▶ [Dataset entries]
⁂

## Prefetch next tile's hash-table lookup early in orbit match stage

```diff
diff --git a/turbosqueeze_amd/csrc/tsq_enc_stage.cuh b/turbosqueeze_amd/csrc/tsq_enc_stage.cuh
--- a/turbosqueeze_amd/csrc/tsq_enc_stage.cuh
+++ b/turbosqueeze_amd/csrc/tsq_enc_stage.cuh
@@ -398,6 +398,22 @@
 #endif
 }
 
+#ifdef TSQ_X_FAKE_TABLE
+#define TSQ_TBL(hh) ((hh) & 0xFFu)
+#else
+#define TSQ_TBL(hh) (hh)
+#endif
+#define TSQ_EARLY_GATHER(fresh)                                                                                                       \
+    do {                                                                                                                              \
+        if (EARLY && h_known && !have_next) {                                                                                         \
+            if ((fresh) && committed_seen < need_next) {                                                                              \
+                committed_seen = uniform(__hip_atomic_load(&ctl[kCtlCommitted], __ATOMIC_RELAXED, __HIP_MEMORY_SCOPE_WORKGROUP));     \
+                asm volatile("" ::: "memory");                                                                                        \
+            }                                                                                                                         \
+            if (committed_seen >= need_next) { tv_next = table[TSQ_TBL(h_next)]; have_next = true; }                                  \
+        }                                                                                                                             \
+    } while (0)
+
 template <bool EXT, bool WINDOW>
 __device__ __forceinline__ void stage_match(const uint8_t* src, uint64_t avail, uint32_t n, uint16_t* table, lds_u8_t* lds, uint32_t lane, uint32_t parity)
 {
@@ -436,11 +452,7 @@
         if (t >= LM + 1u && !stage_wait_seen(ctl, kCtlCommitted, t - LM, committed_seen, 3)) break;
 #endif
         TSQ_TRACE(10, t);
-#ifdef TSQ_X_FAKE_TABLE
-        const uint32_t tv_old = table[h & 0xFFu];
-#else
-        const uint32_t tv_old = table[h];
-#endif
+        const uint32_t tv_old = table[TSQ_TBL(h)];
         MREG_END(12);
         MREG_BEGIN(11);
         uint32_t tv = tv_old;
@@ -569,11 +581,6 @@
         const uint64_t vis = (uint64_t)uniform(__hip_atomic_load(&visw[0], __ATOMIC_RELAXED, __HIP_MEMORY_SCOPE_WORKGROUP)) |
                              ((uint64_t)uniform(__hip_atomic_load(&visw[1], __ATOMIC_RELAXED, __HIP_MEMORY_SCOPE_WORKGROUP)) << 32);
         const uint32_t p = (t << 6) + lane;
-#ifdef TSQ_X_FAKE_TABLE
-#define TSQ_TBL(hh) ((hh) & 0xFFu)
-#else
-#define TSQ_TBL(hh) (hh)
-#endif
         if (((vis & ~tw) >> lane) & 1ull) table[TSQ_TBL(h)] = (uint16_t)p;
         uint64_t late = vis & tw;
         while (late) {
@@ -723,6 +730,9 @@
     const uint32_t n_tiles = (n >> 6) + 3u;
     uint32_t wbase = which << 6;
     uint32_t scanned_seen = 0, committed_seen = 0, parsed_seen = 0, near_seen = 0;
+    constexpr bool EARLY = !WINDOW && !EXT;
+    uint32_t h_next = 0, tv_next = 0;
+    bool have_next = false;
 #ifdef TSQ_STATS
     unsigned long long st_[32] = {0};
 #endif
@@ -742,9 +752,20 @@
         const uint64_t twin_p1 = (uint64_t)gc.x | ((uint64_t)gc.y << 32);
         const uint32_t tpw_any = LM == 4u ? (gc.z | gc.w | gd.x | gd.y) : (gc.z | gc.w);
         const uint32_t tpm_lo = LM == 4u ? gd.z : gd.x, tpm_hi = LM == 4u ? gd.w : gd.y;
-        if (t >= LM + 1u && !stage_wait_seen(ctl, kCtlCommitted, t - LM, committed_seen, 3)) break;
-        TSQ_TRACE(10, t);
-        const uint32_t tv_old = table[h];
+        uint32_t tv_old = tv_next;
+        if (!have_next) {
+            if (t >= LM + 1u && !stage_wait_seen(ctl, kCtlCommitted, t - LM, committed_seen, 3)) break;
+            TSQ_TRACE(10, t);
+            tv_old = table[TSQ_TBL(h)];
+        }
+        const uint32_t t_next = t + 4u, need_next = t_next >= LM + 1u ? t_next - LM : 0u;
+        uint32_t sc_next = 0, cm_next = 0;
+        if (EARLY) {
+            sc_next = ((volatile lds_u32_t*)ctl)[2];
+            h_next = recs[(t_next % StageCfg::R) * StageCfg::REC_WORDS + StageCfg::ARR + lane * 4u + kGB + 1u];
+            cm_next = ((volatile lds_u32_t*)ctl)[kCtlCommitted];
+            asm volatile("" ::: "memory");
+        }
         uint32_t tv = tv_old;
         if (t >= LM) {
             volatile lds_u32_t* vis = recs + ((t - LM) % StageCfg::R) * StageCfg::REC_WORDS + 2u;
@@ -764,6 +785,10 @@
             const uint32_t q = hit_hi ? 63u - (uint32_t)__builtin_clz(hit_hi) : 31u - (uint32_t)__builtin_clz(hit_lo | 1u);
             if ((hit_lo | hit_hi) != 0u) tv = (((t - LM) << 6) + q) & 0xFFFFu;
         }
+        if (EARLY) { scanned_seen = uniform(sc_next); committed_seen = uniform(cm_next); }
+        const bool h_known = EARLY && scanned_seen >= t_next + 1u;
+        have_next = false;
+        TSQ_EARLY_GATHER(false);
         uint32_t fix_sw = 0, fix_lw = 0;
         bool fix = false, clear_far = false;
         const uint32_t p = (t << 6) + lane;
@@ -818,6 +843,7 @@
         }
         else cb = ld128z(src, cand0, avail);
         uint32_t k0 = prefix16(w16, cb);
+        TSQ_EARLY_GATHER(true);
         if (EXT) {
             uint32_t more = 16;
             if (__ballot(k0 == more) != 0ull) {
@@ -885,6 +911,7 @@
         lds_st4(arr + kGA, sw | (halt << 24), lw, orb_lo, orb_hi);
         TSQ_TRACE(7, t);
         TSQ_DELAY(5);
+        TSQ_EARLY_GATHER(true);
         stage_publish(ctl, kCtlOrbitQ + (t & 3u), t + 1u, lane);
         wbase = wbase + 256u >= StageCfg::WIN ? wbase + 256u - StageCfg::WIN : wbase + 256u;
     }
```

Result: no change. 22.79, median of 4 (+0.1%).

⁂

▶ [GOAL OF THE EXERCISE] Look through the entries above and count each line holding "avail"; report the count alone.

▶ [RESULT OF THE EXERCISE] 2